At the kids' last school, drop-off and pick-up was a very social occasion. You couldn't help but see, visit and get to know other parents. At our new school, drop-off and pick-up is a very exact science. You drive up, you drop off/pick up, you move on. Don't get me wrong. I love the regimen, but it's not conducive to getting to know people.

Oddly enough, this has been... wonderful. It's been so nice to catch our breath; to just focus on each other and just have fun with each other - our kids are really funny people. Couple that with the fact that I'm an introvert at heart (shut up, I am - Introvert (n.): a person who is energized by being alone and whose energy is drained by being around other people*), it's been a really nice break since we've moved.

I've also gotten to obsessively work on getting the house in order. But, I can see the light at the end of the moving-in-tunnel and it's starting to occur to me just how "worn smooth out" I am. Couple that with cleaning the house, cooking dinner and generally maintaining a family and... well... I think I need a Diet Coke.

So, I've been blissfully trudging along, thinking, "It's nice to not have any social schedule; to be able to get things done. I don't need to hurry and find people just to 'hang out' with."
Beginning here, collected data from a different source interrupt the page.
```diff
+  __shared__ float w0[KS ? 1 : MLP_MAXIN * NS];
+  __shared__ float w1[KS ? 1 : NS * NS];
   __shared__ float s_gs[EMB];
   const int nrows = a.n_rows_dev ? min(*a.n_rows_dev, a.n_rows_max) : a.n_rows_max;
   if ((int)blockIdx.x * MLP_ROWS >= nrows) return;
   const int in = a.w.in;
-  for (int i = threadIdx.x; i < in * NS; i += 256) w0[i] = a.w.w0t[i];
-  for (int i = threadIdx.x; i < NS * NS; i += 256) w1[i] = a.w.w1t[i];
-  const float coeff = a.gs_coeff ? a.gs_coeff[0] : 0.f;
-  if (threadIdx.x < EMB) s_gs[threadIdx.x] = a.gs_offset ? a.gs_offset[threadIdx.x] : 0.f;
-  __syncthreads();
-  const int kin = (in + 3) & ~3;
-  if (kin > in)
-    for (int i = threadIdx.x; i < (kin - in) * NS; i += 256) w0[in * NS + i] = 0.f;
   typedef float f32x4 __attribute__((ext_vector_type(4)));
   const int lane = threadIdx.x & 63, wave = threadIdx.x >> 6, n = lane & 15, g = lane >> 4;
   const int row = 16 * wave + n;
+  const int kin = KS ? 4 * KS : (in + 3) & ~3;
+  float a0[KS ? KS : 1][3], a1[NS / 4][3];
+  if (KS) {
+#pragma unroll
+    for (int ks = 0; ks < KS; ++ks)
+#pragma unroll
+      for (int t = 0; t < 3; ++t) a0[ks][t] = 4 * ks + g < in ? a.w.w0t[(4 * ks + g) * NS + 16 * t + n] : 0.f;
+#pragma unroll
+    for (int ks = 0; ks < NS / 4; ++ks)
+#pragma unroll
+      for (int t = 0; t < 3; ++t) a1[ks][t] = a.w.w1t[(4 * ks + g) * NS + 16 * t + n];
+  } else {
+    for (int i = threadIdx.x; i < in * NS; i += 256) w0[i] = a.w.w0t[i];
+    for (int i = threadIdx.x; i < NS * NS; i += 256) w1[i] = a.w.w1t[i];
+  }
+  const float coeff = a.gs_coeff ? a.gs_coeff[0] : 0.f;
+  if (threadIdx.x < EMB) s_gs[threadIdx.x] = a.gs_offset ? a.gs_offset[threadIdx.x] : 0.f;
+  if (!KS && kin > in)
+    for (int i = threadIdx.x; i < (kin - in) * NS; i += 256) w0[in * NS + i] = 0.f;
+  if (kin > in)
+    for (int i = threadIdx.x; i < MLP_ROWS * (kin - in); i += 256) xin[i / (kin - in)][in + i % (kin - in)] = 0.f;
+  __syncthreads();
+  const int r = threadIdx.x >> 2, q = threadIdx.x & 3;
+  int gph_n = 0, bond_n = -1;
+  float dist_n = 0.f;
+  auto row_scalars = [&](int r0) {
+    const int arow = min(r0 + r, nrows - 1);
+    gph_n = a.mode == IN_G ? 0 : a.row_graph_tab[a.tgt ? a.tgt[arow] : arow];
+    dist_n = a.dist ? a.dist[arow] : 0.f;
+    bond_n = a.mode == IN_LIGEDGE ? a.aux[arow] : -1;
+  };
+  row_scalars(blockIdx.x * MLP_ROWS);
   for (int r0 = blockIdx.x * MLP_ROWS; r0 < nrows; r0 += gridDim.x * MLP_ROWS) {
   const int nr = min(MLP_ROWS, nrows - r0);
   {
-    const int r = threadIdx.x >> 2, q = threadIdx.x & 3;
     const bool live = r < nr;
     const int arow = r0 + (live ? r : 0);
-    const int gph = a.mode == IN_G ? 0 : a.row_graph_tab[a.tgt ? a.tgt[arow] : arow];
-    const float dcl = a.dist ? fminf(a.dist[arow], s_gs[EMB - 1]) : 0.f;
-    const int bond = a.mode == IN_LIGEDGE ? a.aux[arow] : -1;
+    const int gph = gph_n, bond = bond_n;
+    const float dcl = a.dist ? fminf(dist_n, s_gs[EMB - 1]) : 0.f;
     for (int c = q; c < in; c += 4) {
       float v = 0.f;
       if (live) {
@@ -752,24 +781,32 @@
       xin[r][c] = v;
     }
   }
-  if (kin > in)
-    for (int i = threadIdx.x; i < MLP_ROWS * (kin - in); i += 256) xin[i / (kin - in)][in + i % (kin - in)] = 0.f;
-  __syncthreads();
+  wave_lds_order();
+  if (r0 + (int)gridDim.x * MLP_ROWS < nrows) row_scalars(r0 + gridDim.x * MLP_ROWS);
   f32x4 acc[3];
 #pragma unroll
   for (int t = 0; t < 3; ++t)
 #pragma unroll
     for (int r = 0; r < 4; ++r) acc[t][r] = a.w.b0 ? a.w.b0[16 * t + 4 * g + r] : 0.f;
-  for (int k = 0; k < kin; k += 4) {
-    const float bv = xin[row][k + g];
-#pragma unroll
-    for (int t = 0; t < 3; ++t) acc[t] = __builtin_amdgcn_mfma_f32_16x16x4f32(w0[(k + g) * NS + 16 * t + n], bv, acc[t], 0, 0, 0);
+  if (KS) {
+#pragma unroll
+    for (int ks = 0; ks < KS; ++ks) {
+      const float bv = xin[row][4 * ks + g];
+#pragma unroll
+      for (int t = 0; t < 3; ++t) acc[t] = __builtin_amdgcn_mfma_f32_16x16x4f32(a0[ks][t], bv, acc[t], 0, 0, 0);
+    }
+  } else {
+    for (int k = 0; k < kin; k += 4) {
+      const float bv = xin[row][k + g];
+#pragma unroll
+      for (int t = 0; t < 3; ++t) acc[t] = __builtin_amdgcn_mfma_f32_16x16x4f32(w0[(k + g) * NS + 16 * t + n], bv, acc[t], 0, 0, 0);
+    }
   }
 #pragma unroll
   for (int t = 0; t < 3; ++t)
 #pragma unroll
     for (int r = 0; r < 4; ++r) hid[row][16 * t + 4 * g + r] = fmaxf(acc[t][r], 0.f);
-  __syncthreads();
+  wave_lds_order();
 #pragma unroll
   for (int t = 0; t < 3; ++t)
 #pragma unroll
@@ -778,7 +815,7 @@
   for (int k = 0; k < NS; k += 4) {
     const float bv = hid[row][k + g];
 #pragma unroll
-    for (int t = 0; t < 3; ++t) acc[t] = __builtin_amdgcn_mfma_f32_16x16x4f32(w1[(k + g) * NS + 16 * t + n], bv, acc[t], 0, 0, 0);
+    for (int t = 0; t < 3; ++t) acc[t] = __builtin_amdgcn_mfma_f32_16x16x4f32(KS ? a1[k / 4][t] : w1[(k + g) * NS + 16 * t + n], bv, acc[t], 0, 0, 0);
   }
   if (row < nr) {
 #pragma unroll
@@ -790,7 +827,14 @@
 void launch_mlp(const MlpArgs& a, hipStream_t st) {
   if (a.n_rows_max <= 0) return;
   const int tiles = (a.n_rows_max + MLP_ROWS - 1) / MLP_ROWS;
-  hipLaunchKernelGGL(k_mlp, dim3(tiles < 1024 ? tiles : 1024), dim3(256), 0, st, a);
+  const dim3 grid(tiles < 1024 ? tiles : 1024);
+  switch (a.w.hid == NS && a.w.out == NS ? a.w.in : 0) {
+    case 32: hipLaunchKernelGGL(k_mlp<8>, grid, dim3(256), 0, st, a); break;
+    case 59: hipLaunchKernelGGL(k_mlp<15>, grid, dim3(256), 0, st, a); break;
+    case 64: hipLaunchKernelGGL(k_mlp<16>, grid, dim3(256), 0, st, a); break;
+    case 74: hipLaunchKernelGGL(k_mlp<19>, grid, dim3(256), 0, st, a); break;
+    default: hipLaunchKernelGGL(k_mlp<0>, grid, dim3(256), 0, st, a);
+  }
 }
 
 struct AtomEncArgs {
```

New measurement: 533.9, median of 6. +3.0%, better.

Then I went to the mall yesterday.

I'm so not a chit-chatter. (See: Introvert.) I went up to the Kiehl's counter... and I became best friends with the man working there. He knows we just moved here, where we're from, where we grew up, where we went to school. I know his daughter's name is Ali! We both agree that you just can't beat Kiehl's moisturizer, especially in this cold, dry climate...

Ya'll? I think I need to find some friends.
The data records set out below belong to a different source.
def igemm_args(M, N, K, A, lda, B, ldb, Cout, ldc, *, trans=0, conv=None, transposed=0, out_f32=0, scale=None,
               bias=None, res=None, ldr=0, res_mod=0, mask=None, ldm=0, act=ACT_NONE, act_post_res=0, alpha=1.0, drop_p=0.0,
               seed=0, seed_ptr=None, splitk=1, slab=None, tile=(0, 0), colsum_out=None, mask_bits=False, bits_out=None):
    _dev_check(A, B, Cout)
    a = L.SedtIgemm()
    a.M, a.N, a.K = M, N, K
    a.A, a.B, a.lda, a.ldb = A.data_ptr(), B.data_ptr(), lda, ldb
    a.trans, a.transposed = trans, transposed
    if conv is not None:
        a.conv = 1
        (a.Hi, a.Wi, a.Ci, a.Ho, a.Wo, a.KH, a.KW, a.sh, a.sw, a.ph, a.pw, a.dh, a.dw) = conv
    else:
        a.conv = 0
        a.KH = a.KW = a.sh = a.sw = a.dh = a.dw = 1
    a.C = Cout.data_ptr() if Cout is not None else None
    a.ldc, a.out_f32 = ldc, out_f32
    a.scale = scale.data_ptr() if scale is not None else None
    a.bias = bias.data_ptr() if bias is not None else None
    a.res = res.data_ptr() if res is not None else None
    a.ldr, a.res_mod = ldr, res_mod
    a.mask = mask.data_ptr() if mask is not None else None
    a.ldm = ldm
    a.act, a.act_post_res, a.alpha = act, act_post_res, alpha
    a.drop_p, a.seed = drop_p, seed & 0xffffffff
    a.seed_ptr = seed_ptr.data_ptr() if seed_ptr is not None else None
    a.splitk = splitk
    a.slab = slab.data_ptr() if slab is not None else None
    a.tile_m, a.tile_n = tile
    a.colsum_out = colsum_out.data_ptr() if colsum_out is not None else None
    if mask_bits:
        assert mask is not None and mask.dtype == torch.uint8
        a.mask_bits = 1
    if bits_out is not None:
        assert bits_out.dtype == torch.uint8 and bits_out.shape == (M, N // 8) and N % 8 == 0 and bits_out.stride(1) == 1 and not trans
        a.bits_out, a.ldbits = bits_out.data_ptr(), bits_out.stride(0)
    if IGEMM_BREG and not trans and B.dtype == torch.bfloat16:
        from . import packing
        fr = packing.lookup_operand_frag(B.data_ptr())
        if fr is not None and fr.numel() == B.numel() and ldb * B.shape[0] == B.numel():
            a.bfrag = fr.data_ptr()
    return a


class WgradPool(object):
    SLOTS = 1280
    MAX_RIDERS = 10

    def __init__(self):
        self.gemms, self.reduces, self.keep, self.dtype = [], [], [], None

    def push(self, group, dtype, jobs, keep, operands):
        self.gemms.extend(group)
        self.reduces.extend(jobs)
# ... 433 lines not shown
        t, w = _split3([(t, 0, B * g.Hi * g.Wi, cin, t.stride(0), 0), (w, 0, cout * 9, cin, cin, 1)])
        w = w.view(cout, 27 * cin)
        C = 3 * cin
    jobs = []
    for half in (0, 1):
        kw0 = (1 - half) if not transposed else half
        conv = (g.Hi, g.Wi, C, g.Ho, d, 3, 2, 1, 1, d, (d if transposed else 0), d, d)
        a = igemm_args(B * g.Ho * d, cout, 6 * C, t, t.stride(0), w, w.stride(0), out, out.stride(0), conv=conv, transposed=int(transposed),
                       tile=(128, 128), out_f32=int(x3), **ep)
        a.omap, a.o_Hi, a.o_Wi, a.o_sh, a.o_sw, a.o_h0, a.o_w0 = 1, g.Ho, g.Wo, 1, 1, 0, half * d
        a.btap_on, a.f32ep, a.awrap = 1, int(x3), (cin if x3 else 0)
        for kh in range(3):
            for j in range(2):
                a.btap[kh * 2 + j] = (kh * 3 + kw0 + j) * C
        jobs.append(a)
    if describe:
        return _group_label(jobs)
    arr = (L.SedtIgemm * 2)(*jobs)
    L.check(L.load().sedt_igemm_group(arr, 2, BF16, L.stream_ptr()), 'igemm_group_dil')
    return out
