# RobotVisionHKA/LiFCal

Measured on AMD Instinct MI355X. Metric: micro-image obs/sec through Jacobian+Schur at 1M obs, higher is better.
Workload: dtype f64; 1 GPU; metric_web: 334 frames, 24720 points, 999994 micro-image observations, window 10, config 0xf06 (2 radial + tangential, mlCenterAdj, Cauchy(0.5), refine poses+points); lens_selection=reference generator (lifcal_mla_project), obs_per_gpu=999994, n_reduced=2021, deterministic=False

## Files before the change

lifcal_amd/csrc/sweep3.hpp:

```cpp
#pragma once

namespace lifcal {
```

It's alright, though. I've been invited to a Book Club. And, I have some old college friends I can call for lunch. I might not have to become a Mall Worker groupie just yet...



* See?! I really like being around people; it just wears me out. You people wear me out. ;)


Friday, January 21, 2011

I Don't Do Tired Well

It doesn't look pretty on me. at. all. Just ask anyone. Anyone who's ever met me.

I even try to warn the kids: "Mommy is very tired tonight. Please help me so I don't get frustrated."

The other day we stopped at Sonic on the way home from school. The kids asked why and I told them, "I'm very tired. I'm going to get a Diet Dr. Pepper. It has caffeine in it. I hope it will help wake me up so I won't get frustrated with ya'll too easily." (I'm nothing if not honest - that's something, right? Yeah. Yeah. I know. Coins in the therapy fund. *clink* *clink*)

Yesterday, I was tired - again. Bone-numbingly tired. I have no idea why. But, it was like the cumulative tired of the past three months came crashing down on me yesterday afternoon. T-I-R-E-D.

I got the kids home from school. Every day, when we get home from school, Spencer gets a snack and then he does his homework. Every single day. I told him to get his snack then start his homework while I finished vacuuming.

I finished vacuuming and found him. Playing in the garage. On his new skateboard. I. flipped. out. I told him he had "no idea how angry" I was. I told him that that skateboard was "this close to going into time-out for a WEEK!" I was mad.

He came inside - contrite and repentant. He sat down to do his homework. I got back to finishing my housework. And, I hear his rational, calm voice say, "Mama?"

"Yes?"

"Maybe you should get a Diet Coke. You seem a little tired."

I didn't know if I should laugh... or get a Diet Coke.